12 GB · 360 GB/s
$269
Updated 2026-03-01
The NVIDIA GeForce RTX 3060 12GB with 12 GB GDDR6 VRAM can handle 22 AI models across chat, coding, ai_coding. Best performance: Llama 3.2 1B Instruct at 140 tok/s (excellent). For AI coding workflows, it supports the Starter AI Coding tier — good for 7-8B models. Current price: approximately $269.
— OwnRig methodology, data updated 2026-03-01
Runs 7-8B models comfortably. Good for basic local code completion and small model experiments.
| Model | Quant | Speed | Rating | Notes |
|---|---|---|---|---|
| Llama 3.1 8B Instruct | Q5_K_M | 35 tok/s | Good | Comfortable fit with 6.2GB headroom. Good speed despite lower bandwidth. |
| DeepSeek Coder V2 Lite 16B | Q4_K_M | 40 tok/s | Good | MoE architecture — only 2.4B active params per token. Speed closer to a 3B model despite 15.7B total. Fits at Q4 (9.1GB) with headroom. |
| nomic-embed-text v1.5 | FP16 | — | Excellent | At 0.5GB VRAM, runs alongside any model with negligible impact. |
| Stable Diffusion XL 1.0 | FP16 | — | Good | ~15-20 seconds per 1024x1024 image at 30 steps. SDXL requires ~6.5GB VRAM. Fits on 12GB with room for LoRA. |
| Whisper Large V3 | FP16 | — | Excellent | 3.1GB VRAM at FP16. Transcribes ~10x faster than real-time.

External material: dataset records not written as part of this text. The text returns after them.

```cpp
APT_D float ti_fmod(float a, float b) { float q = floorf(a / b); return a - b * q; }
APT_D f3 mix3(f3 a, f3 b, float t) { return a * (1.0f - t) + b * t; }
APT_D f3 texture_query(const DevScene& sc, int map, int obj, float u, float v) {
    const int* ti_ = sc.tex_i + 15 * obj + 5 * map; const float* tf = sc.tex_f + 6 * obj + 2 * map;
    const float w = (float)ti_[3], h = (float)ti_[4];
    const float scaled_u = ti_fmod((u * tf[0]) * w, w - 1.f), scaled_v = ti_fmod((v * tf[1]) * h, h - 1.f);
    float floor_u = floorf(scaled_u), floor_v = floorf(scaled_v);
    const float ratio_u = fmaxf(scaled_u - floor_u, 0.f), ratio_v = fmaxf(scaled_v - floor_v, 0.f);
    floor_u = fminf(fmaxf(floor_u, 0.f), w - 1.f); floor_v = fminf(fmaxf(floor_v, 0.f), h - 1.f);
    const float ceil_u = fminf(floor_u + 1.f, w - 1.f), ceil_v = fminf(floor_v + 1.f, h - 1.f);
    const int fu = (int)(floor_u + (float)ti_[1]), fv = (int)(floor_v + (float)ti_[2]), cu = (int)(ceil_u + (float)ti_[1]), cv = (int)(ceil_v + (float)ti_[2]);
    const float* img = sc.atlas[map]; const int W = sc.atlas_w[map];
    const float* r0 = img + (size_t)fv * W * 3; const float* r1 = img + (size_t)cv * W * 3;
    const f3 q_ff = ld3(r0 + 3 * fu), q_cf = ld3(r0 + 3 * cu), q_fc = ld3(r1 + 3 * fu), q_cc = ld3(r1 + 3 * cu);
    return mix3(mix3(q_ff, q_cf, ratio_u), mix3(q_fc, q_cc, ratio_u), ratio_v);
}
APT_D bool get_uv_item(const DevScene& sc, int map, int obj, int prim, float bu, float bv, f3& out) {
    if (sc.atlas[map] == nullptr || !(sc.tex_i[15 * obj + 5 * map] > -255)) return false;
    const float* uv = sc.uvs + 6 * prim;
    const float w0 = 1.f - bu - bv;
    const float gu = (uv[2] * bu + uv[4] * bv) + uv[0] * w0, gv = (uv[3] * bu + uv[5] * bv) + uv[1] * w0;
    out = texture_query(sc, map, obj, gu, gv);
// ... 50 lines not shown
    if (old >= epoch) {
        while (__hip_atomic_load(&cnt->fix_done[sq * CNT_PAD], __ATOMIC_ACQUIRE, __HIP_MEMORY_SCOPE_AGENT) < epoch) __builtin_amdgcn_s_sleep(16);
        return;
    }
    const uint32_t qbase = (uint32_t)sq * p.subcap, sh_qbase = (uint32_t)sq * q.sh_subcap;
    const bool need_uv = sc.has_vn || sc.tex_i != nullptr;
    for (uint32_t base = 0; base < n_def; base += 64u) {
        const uint32_t li = base + lane_id(); const bool valid = li < n_def;
        const uint32_t lj = valid ? li : n_def - 1u;
        const uint32_t io = (q.tr_stage_top ? qbase + p.subcap - n_def + lj : (uint32_t)ncls * p.cap + qbase + lj) << 4;
        const float4 ra = ldq(q.tr[cur][0], io), rb = ldq(q.tr[cur][1], io), rc = ldq(q.tr[cur][2], io), rd = ldq(q.tr[cur][3], io);
        const f3 o = mk3(ra.x, ra.y, ra.z), d = mk3(rb.x, rb.y, rb.z);
        HitRec r0, r1; r0.t = r1.t = 1e7f; r0.prim = r1.prim = -1; r0.u = r0.v = r1.u = r1.v = 0.f;
        int c0, c1;
        flat_closest2(sc.flat, sc.sweep, sc.prim_class, o, d, o, d, r0, r1, c0, c1);
        if (valid && r0.prim >= 0) {
            const int oc = ncls > 1 ? c0 : 0;
            const uint32_t pos = atomicAdd(&cnt->n_tr[bounce % 3][oc][sq * CNT_PAD], 1u);
            const uint32_t slot = (uint32_t)oc * p.cap + qbase + pos, so = slot << 4;
            stq(q.tr[cur][0], so, make_float4(ra.x, ra.y, ra.z, r0.t));
            stq(q.tr[cur][1], so, make_float4(rb.x, rb.y, rb.z, __uint_as_float((__float_as_uint(rb.w) & ~0xffu) | (uint32_t)r0.prim)));
            stq(q.tr[cur][2], so, rc); stq(q.tr[cur][3], so, rd);
            if (need_uv) { float2 uv_; uv_.x = r0.u; uv_.y = r0.v; stq(q.tr_uv[cur], slot << 3, uv_); }
        } else if (valid && !(rd.x == 0.f && rd.y == 0.f && rd.z == 0.f)) {
            const uint32_t id = __float_as_uint(rc.w), lp_ = id & ((1u << p.pix_bits) - 1u), s_ = id >> p.pix_bits;
            add_radiance(q.L, p.cap, (s_ * (uint32_t)p.npix + lp_) << 2, mk3(rd.x, rd.y, rd.z), true);
        }
    }
    uint32_t t_lit = 0;
    for (uint32_t base = 0; base < n_sh; base += 64u) {
        const uint32_t li = base + lane_id(); const bool valid = li < n_sh;
        const uint32_t io = (sh_qbase + (valid ? li : n_sh - 1u)) << 2;
        const f3 o = ld3q(q.sh_o, q.sh_cap, io), d = ld3q(q.sh_d, q.sh_cap, io), c = ld3q(q.sh_c, q.sh_cap, io);
        const float dist = ldq(q.sh_tmax, io); const uint32_t slot = ldq(q.sh_id, io);
        bool occ, occ_b;
        const float lim = shadow_limit(dist);
        flat_any2(sc.flat, sc.sweep, o, d, o, d, lim, lim, occ, occ_b);
        const bool weird = !(isfinite(c.x) && isfinite(c.y) && isfinite(c.z));
        const bool add = valid && (!occ || weird);
        for (unsigned long long m = __ballot(add); m != 0ull; m &= m - 1ull) {
            if ((int)lane_id() == __ffsll((long long)m) - 1) add_radiance(q.L, p.cap, slot, occ ? c * 0.f : c, true);
        }
        t_lit += (valid && !occ) ? 1u : 0u;
    }
    flush_stat(t_lit, &cnt->stats[sq][ST_LIT]);
    if (lane_id() == 0) __hip_atomic_store(n_sh_p, 0u, __ATOMIC_RELAXED, __HIP_MEMORY_SCOPE_AGENT);
    __threadfence();
    if (lane_id() == 0) __hip_atomic_store(&cnt->fix_done[sq * CNT_PAD], epoch, __ATOMIC_RELEASE, __HIP_MEMORY_SCOPE_AGENT);
}
#endif
struct ShadeArgs3 { DevScene sc; Params p; Queues q; };
typedef const __attribute__((address_space(4))) ShadeArgs3* args3_ptr;
APT_D args3_ptr kernel_args3() { return (args3_ptr)__builtin_amdgcn_kernarg_segment_ptr(); }
APT_D const ShadeArgs3* args_fresh(args3_ptr a) {
    asm volatile("" : "+s"(a));
    return (const ShadeArgs3*)a;
// ... 170 lines not shown
    }
#ifdef APT_ROWTOP_STATS
    t_loop0 = __builtin_amdgcn_s_memtime();
#endif
    for (uint32_t base = sl.first; base < n; base += sl.stride) {
        APT_ARGS_PHASE();
        const uint32_t pos = base + threadIdx.x, idx = qbase + pos;
        bool alive = pos < n;
        const uint32_t cu_pm = pf_pm;
        float4 cu_ra = make_float4(0.f, 0.f, 0.f, 0.f), cu_rb = cu_ra;
        if (PFP) { const int rp = max(tr_prim(cu_pm), 0); cu_ra = (A_->sc).prim_shade[2 * rp]; cu_rb = (A_->sc).prim_shade[2 * rp + 1]; prefetch_prim(base + sl.stride); }
        Vertex vx; vertex_reset(vx);
        Rng rng; rng_init(rng, 0u, 0u, 0u, 0u);
        f3 Lc = splat3(0.f);
        bool entry = alive;
        float ray_pdf = 1.f;
        if constexpr (CAM) {
            const uint32_t w = (uint32_t)__builtin_amdgcn_readfirstlane((int)(pos >> 6)) * (uint32_t)(A_->p).nq + (uint32_t)sl.q;
            const uint32_t id_ = w * 64u + lane_id();
            const bool valid = alive && id_ < cam_total;
            f3 dir = mk3(0.f, 0.f, 1.f);
            uint32_t draws = 0;
            uint32_t jitter_tail[2] = {0u, 0u};
            if (valid) {
                const uint32_t lp = id_ % (uint32_t)(A_->p).npix, s = id_ / (uint32_t)(A_->p).npix;
                int i, j; local_to_global((A_->p), lp, i, j);
                for (int pl = 0; pl < (A_->p).l_planes; pl++) stL((A_->q).L, (A_->p).cap, (id_ << 2) | (uint32_t)pl, splat3(0.f));
                dir = camera_ray_dir((A_->p), i, j, s, draws, WINDOW ? jitter_tail : nullptr);
                vx.id = (s << (A_->p).pix_bits) | lp;
            }
            if (draws) atomicAdd(&s_draws[threadIdx.x >> 6], draws);
            const f3 cam_o = mk3((A_->p).cam_t[0], (A_->p).cam_t[1], (A_->p).cam_t[2]);
            float c_t = 0.f; int c_run = -1, c_idx = -1;
            if (__any(valid)) c_idx = flat_closest1<true>((A_->sc).flat, cam_o, dir, 1e7f, c_t, c_run, camera_strip_mask((A_->p), strips, w));
            const bool c_defer = valid && (c_run >= 0 || flat_needs_cull((A_->sc).flat, dir));
            HitRec hr; hr.t = 1e7f; hr.prim = -1; hr.u = hr.v = 0.f;
            int hit_cls = 0;
            if (valid && !c_defer && c_idx >= 0) flat_resolve((A_->sc).flat, c_idx, c_t, cam_o, dir, hr, hit_cls);
            { const uint32_t nv = wave_count(valid); t_samples += nv; t_extend += nv; }
            if (__any(c_defer)) {
                const int ncls = (A_->q).tr_ncls;
                const uint32_t dpos = wave_append(c_defer, &cnt->n_tr[0][ncls][sl.q * CNT_PAD]);
                if (c_defer) {
                    const uint32_t slot = (A_->q).tr_stage_top ? qbase + (A_->p).subcap - 1u - dpos : (uint32_t)ncls * (A_->p).cap + qbase + dpos, so = slot << 4;
                    stq((A_->q).tr[0][0], so, make_float4(cam_o.x, cam_o.y, cam_o.z, hr.t));
                    stq((A_->q).tr[0][1], so, make_float4(dir.x, dir.y, dir.z, __uint_as_float(tr_pack(hr.prim, draws, false))));
                    stq((A_->q).tr[0][2], so, make_float4(1.f, 1.f, 1.f, __uint_as_float(vx.id)));
                    float one = 1.f;
                    if (WINDOW) asm volatile("" : "+v"(one));
                    stq((A_->q).tr[0][3], so, make_float4(0.f, 0.f, 0.f, one));
                    if ((A_->sc).has_vn || (A_->sc).tex_i != nullptr) { float2 uv_; uv_.x = hr.u; uv_.y = hr.v; stq((A_->q).tr_uv[0], slot << 3, uv_); }
                }
            }
            entry = valid && !c_defer;
            alive = entry && hr.prim >= 0;
            if (alive) {
                vx.o = cam_o; vx.d = dir; vx.thr = splat3(1.f);
                f3 rec_kd; float2 uv; uv.x = hr.u; uv.y = hr.v;
                build_hit((A_->sc), hr.prim, hr.t, uv.x, uv.y, vx.o, vx.d, vx.it, vx.hit_light, rec_kd);
                alive = open_vertex<BM, SM, TEX>(A_, vx, rng, hr.prim, rec_kd, tr_meta(tr_pack(hr.prim, draws, false), 0u), ray_pdf, uv, 0, WINDOW ? jitter_tail : nullptr);
            }
// ... 2 lines not shown
        if constexpr (STAGE) {
            staged_read(s_rec + lane_id(), sa, sb, sc_, sd);
            { const int rp = max(tr_prim(__float_as_uint(sb.w)), 0); rec4 pa, pb; staged_read2(s_prim + 2 * rp, pa, pb); cu_ra = make_float4(pa.x, pa.y, pa.z, pa.w); cu_rb = make_float4(pb.x, pb.y, pb.z, pb.w); }
            if (alive && bounce > 0) { Lc = mk3(sd.x, sd.y, sd.z); if (SM & APT_SRC_AREA) ray_pdf = sd.w; }
        }
        if (!CAM && !STAGE && alive && bounce > 0) { const float4 dd = ldq(trD, idx << 4); Lc = mk3(dd.x, dd.y, dd.z); if (SM & APT_SRC_AREA) ray_pdf = dd.w; }
        if (!CAM && alive) {
            float4 a, b_, c;
            if constexpr (STAGE) { a = make_float4(sa.x, sa.y, sa.z, sa.w); b_ = make_float4(sb.x, sb.y, sb.z, sb.w); c = make_float4(sc_.x, sc_.y, sc_.z, sc_.w); }
            else { a = ldq(trA, idx << 4); b_ = ldq(trB, idx << 4); c = ldq(trC, idx << 4); }
#ifdef APT_ROWTOP_STATS
            if constexpr (!STAGE) { const unsigned long long t0_ = __builtin_amdgcn_s_memtime(); staged_wait(); t_rowtop += __builtin_amdgcn_s_memtime() - t0_; t_rows++; }
#endif
            vx.o = mk3(a.x, a.y, a.z); vx.d = mk3(b_.x, b_.y, b_.z); vx.thr = mk3(c.x, c.y, c.z); vx.id = __float_as_uint(c.w);
            const uint32_t pm = PFP ? cu_pm : __float_as_uint(b_.w);
            const int prim = tr_prim(pm);
            if (prim < 0) alive = false;
            else {
                f3 rec_kd; float2 uv; uv.x = uv.y = 0.f;
                if ((A_->sc).has_vn || (TEX && (A_->sc).tex_i != nullptr)) uv = ldq((A_->q).tr_uv[cur], idx << 3);
                if (PFP || STAGE) build_hit_rec((A_->sc), cu_ra, cu_rb, prim, a.w, uv.x, uv.y, vx.o, vx.d, vx.it, vx.hit_light, rec_kd);
                else build_hit((A_->sc), prim, a.w, uv.x, uv.y, vx.o, vx.d, vx.it, vx.hit_light, rec_kd);
                alive = open_vertex<BM, SM, TEX>(A_, vx, rng, prim, rec_kd, tr_meta(pm, (uint32_t)bounce), ray_pdf, uv, bounce);
            }
        }
        tl.shade += wave_count(alive);
#ifdef APT_NEAR_STATS
        t_near += wave_count(alive && bounce > 0 && vx.it.min_depth < 2e-3f);
#endif
        if (alive) vx.hit_point = vx.d * vx.it.min_depth + vx.o;
// ... 38 lines not shown
            cont = cont && (tr_idx >= 0 || tr_defer);
            if (cont && !tr_defer) { HitRec hr; flat_resolve((A_->sc).flat, tr_idx, tr_t, vx.hit_point, new_d, hr, hit_cls); tr_hit = hr.prim; tr_u = hr.u; tr_v = hr.v; }
            tr_q = !cont ? -1 : (tr_defer ? 1 : 0);
            { const Append a_ = append_issue(tr_q == 0, next_counter); tr_app.raw = a_.raw; tr_app.rank = rank_in(a_.m); }
        }
        APT_ARGS_PHASE();
        {
            const bool defer = f.want && flat_needs_cull((A_->sc).flat, f.dir);
            bool occ = false;
            if (__any(f.want && !defer)) {
                const FlatList ls = (occ_e >= 0) ? flat_occ_list((A_->sc).flat, occ_e) : flat_full_list((A_->sc).flat);
                occ = flat_any1(ls, vx.hit_point, f.dir, shadow_limit(f.dist));
            }
            if (__any(defer)) {
                const uint32_t spos = wave_append(defer, &cnt->n_fix_sh[cur][sl.q * CNT_PAD]);
                if (defer && spos < (A_->q).sh_subcap) { const uint32_t so = (sh_qbase + spos) << 2; shadow_store((A_->q), so, vx.hit_point, f.dir, f.dist, f.contrib); stq((A_->q).sh_id, so, vx.l_off); }
            }
            const bool traced = f.want && !defer;
            if (traced) {
                const bool weird = !(isfinite(f.contrib.x) && isfinite(f.contrib.y) && isfinite(f.contrib.z));
                if (!occ || weird) Lc = Lc + (occ ? f.contrib * 0.f : f.contrib);
            }
            t_traced += wave_count(f.want); t_lit += wave_count(traced && !occ);
        }
        if constexpr (STAGE) {
#ifdef APT_ROWTOP_STATS
            const unsigned long long t0_ = __builtin_amdgcn_s_memtime();
#endif
            staged_wait();
#ifdef APT_ROWTOP_STATS
            t_rowtop += __builtin_amdgcn_s_memtime() - t0_; t_rows++;
#endif
        }
        uint32_t npos = (uint32_t)__builtin_amdgcn_readlane((int)tr_app.raw, 0) + tr_app.rank;
        if (__any(tr_q == 1)) { const uint32_t dpos = wave_append(tr_q == 1, next_counter + APT_MAX_NQ * CNT_PAD); if (tr_q == 1) npos = dpos; }
        if (cont) {
            const uint32_t slot = (tr_q == 1) ? qbase + (A_->p).subcap - 1u - npos : qbase + npos, so = slot << 4;
            stq((A_->q).tr[nxt][0], so, make_float4(vx.hit_point.x, vx.hit_point.y, vx.hit_point.z, tr_t));
            stq((A_->q).tr[nxt][1], so, make_float4(new_d.x, new_d.y, new_d.z, __uint_as_float(tr_pack(tr_hit, rng.draw, is_spec))));
            stq((A_->q).tr[nxt][2], so, make_float4(vx.thr.x, vx.thr.y, vx.thr.z, __uint_as_float(vx.id)));
            stq((A_->q).tr[nxt][3], so, make_float4(Lc.x, Lc.y, Lc.z, new_pdf));
            if ((A_->sc).has_vn || (A_->sc).tex_i != nullptr) { float2 uv_; uv_.x = tr_u; uv_.y = tr_v; stq((A_->q).tr_uv[nxt], slot << 3, uv_); }
        }
        if (!cont && entry && !(Lc.x == 0.f && Lc.y == 0.f && Lc.z == 0.f)) {
            const uint32_t lp_ = vx.id & ((1u << (A_->p).pix_bits) - 1u), s_ = vx.id >> (A_->p).pix_bits;
            add_radiance((A_->q).L, (A_->p).cap, (s_ * (uint32_t)(A_->p).npix + lp_) << 2, Lc, true);
        }
    }
    flush_uniform(t_traced, &cnt->stats[sl.q][ST_SHADOW_TRACED]); flush_uniform(t_lit, &cnt->stats[sl.q][ST_LIT]);
    flush_uniform(t_extend, &cnt->stats[sl.q][ST_EXTEND]);
    if (CAM) flush_uniform(t_samples, &cnt->stats[sl.q][ST_SAMPLES]);
    tally_flush(tl, s_draws, cnt, sl.q);
#ifdef APT_NEAR_STATS
    flush_uniform(t_near, &cnt->stats[sl.q][14]);
#endif
#ifdef APT_ROWTOP_STATS
    if (!CAM && lane_id() == 0 && t_rows) {
        atomicAdd(&cnt->stats[sl.q][12], t_rowtop); atomicAdd(&cnt->stats[sl.q][13], (unsigned long long)__builtin_amdgcn_s_memtime() - t_loop0); atomicAdd(&cnt->stats[sl.q][14], t_rows);
    }
#endif
}
// ... 181 lines not shown
```

adapt_amd/csrc/stages.hpp:

```cpp
#pragma once
#include <hip/hip_runtime.h>

#include "rng.hpp"
#include "shading.hpp"
#include "traverse.hpp"
#include "vec.hpp"

struct DevMedium {
    int type;
    float ior;
    f3 u_s, u_a, u_e, par, pdf;
};
struct DevVolume {
    int type, xres, yres, zres;
    f3 albedo, trans, mini, maxi, majorant, pdf;
    f3 inv_r0, inv_r1, inv_r2;
    DevMedium ph;
    const float* grid;
};
struct DevScene {
    DevBvh bvh;
    SweepScene sweep;
    FlatScene flat;
    const float* normals;
// ... 29 lines not shown
    float rr_threshold;
    uint32_t seed;
    int cnt_base, spp_batch;
    uint32_t cap;
    uint32_t subcap;
    int nq;
    uint32_t pix_bits;
    const uint32_t* pix_key;
    float inv_ns, inv_ns1;
    int fix_par;
    int volumetric_flat;
    int nee_vm;
    int l_planes;
    int traced;
    float w_min[3], w_max[3];
};

struct Queues {
    float* ray_o[2]; float* ray_d[2];
    float* hit_t; int* hit_prim; float* hit_u; float* hit_v;
    float4* tr[2][4]; float2* tr_uv[2]; int tr_ncls, tr_stage_top;
    uint32_t* fix_ext; uint32_t* fix_sh;
    float* thr[2]; uint32_t* id[2]; uint32_t* meta[2]; float* pdf[2];
    float* sh_o; float* sh_d; float* sh_tmax; float* sh_c; uint32_t* sh_id;
    uint32_t* sh_walk[2];
    float* L;
    uint32_t sh_cap, sh_subcap;
    float4* cq[4];
    int n_classes;
};
#define APT_MAX_CLASSES 8
// ... 33 lines not shown
    uint32_t fix_claim[APT_MAX_NQ * CNT_PAD];
    uint32_t fix_done[APT_MAX_NQ * CNT_PAD];
    unsigned long long stats[APT_MAX_NQ][16];
#ifdef APT_WALK_STATS
    unsigned long long wdbg[2][8];
#endif
};

APT_D uint32_t pack_meta(uint32_t draw, uint32_t bounce, bool spec) { return (draw & 0xffffu) | ((bounce & 0xffu) << 16) | (spec ? (1u << 24) : 0u); }

#define BLOCK 256
#define TR_NO_PRIM 0xffu
APT_D uint32_t tr_pack(int prim, uint32_t draw, bool spec) { return (prim < 0 ? TR_NO_PRIM : (uint32_t)prim) | ((draw & 0xffffu) << 8) | (spec ? (1u << 24) : 0u); }
APT_D int tr_prim(uint32_t pm) { return ((pm & 0xffu) == TR_NO_PRIM) ? -1 : (int)(pm & 0xffu); }
APT_D uint32_t tr_meta(uint32_t pm, uint32_t bounce) { return pack_meta(pm >> 8, bounce, ((pm >> 24) & 1u) != 0u); }
#ifndef APT_EXCLUSIVE_L
#define APT_EXCLUSIVE_L(p) ((p).S == 1 || (p).l_planes == (p).S)
#endif
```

Runs on any GPU in our dataset. |
| Mistral 7B Instruct v0.3 | Q5_K_M | 33 tok/s | Good | Similar to Llama 8B performance. 6.7GB headroom. |
| Phi-3 Mini 3.8B Instruct | Q8_0 | 60 tok/s | Excellent | 3.8B model runs extremely fast even on budget GPUs. 7.5GB headroom at Q8. |
| all-MiniLM-L6-v2 | FP16 | — | Excellent | At 0.25GB, runs alongside any model with zero meaningful impact. |
| Gemma 2 9B Instruct | Q5_K_M | 30 tok/s | Good | Q5 at 6.6GB fits well on 12GB. Slightly slower than Llama 8B due to architecture differences. |
| Qwen 2.5 7B Instruct | Q5_K_M | 33 tok/s | Good | Similar performance to Llama 8B and Mistral 7B at this size class. |
| DeepSeek R1 Distill Qwen 7B | Q4_K_M | 38 tok/s | Good | 7B distill model fits comfortably on 12GB. Good speed for reasoning tasks. |
| Gemma 3 12B | Q4_K_M | 32 tok/s | Good | 12B at Q4 fits on 12GB. Good balance for budget builds. |
| Gemma 3 4B | Q5_K_M | 55 tok/s | Excellent | 4B model runs very fast on 12GB. Minimal VRAM footprint. |
| Qwen 2.5 Coder 7B Instruct | Q5_K_M | 36 tok/s | Good | 7B coding model fits well on 12GB. Good for code completion. |
| InternLM 2.5 7B Chat | Q5_K_M | 35 tok/s | Good | 7B model fits comfortably on 12GB. Good for general tasks. |
| Llama 3.2 3B Instruct | Q8_0 | 90 tok/s | Excellent | 3.21B model at Q8_0 (3.7GB) fits with 8GB headroom. Extremely fast on 360 GB/s bandwidth. |
| Llama 3.2 1B Instruct | Q8_0 | 140 tok/s | Excellent | 1.24B model at Q8_0 (1.5GB). Essentially instant — even faster than 3B. |
| Phi-4 Mini | Q8_0 | 80 tok/s | Excellent | 3.82B at Q8_0 (4.3GB). Slightly slower than 3B Llama due to more params. 7GB headroom. |
| Whisper Large V3 Turbo | FP16 | — | Excellent | Processes audio in real-time. Turbo variant is ~8x faster than full Whisper Large V3. 1.6GB VRAM at FP16. |
| Stable Diffusion 3.5 Large | Q8_0 | — | Good | Q8 variant (9GB) fits in 12GB. FP16 at 12.5GB doesn't fit. Image generation takes ~15s per image. |
| Gemma 3 27B | Q3_K_M | — | Not Viable | 12GB VRAM insufficient. Gemma 3 27B requires at least 13.3GB at Q3_K_M. Would need 16GB+ device or CPU offloading (impractical for speed). |
| DeepSeek V3 | Q2_K | — | Not Viable | 671B MoE model requires 115GB+ even at Q2_K. 12GB is nowhere near sufficient. Would need 128GB+ unified memory or multi-GPU. |
Prices and availability vary. Inspect hardware before purchasing.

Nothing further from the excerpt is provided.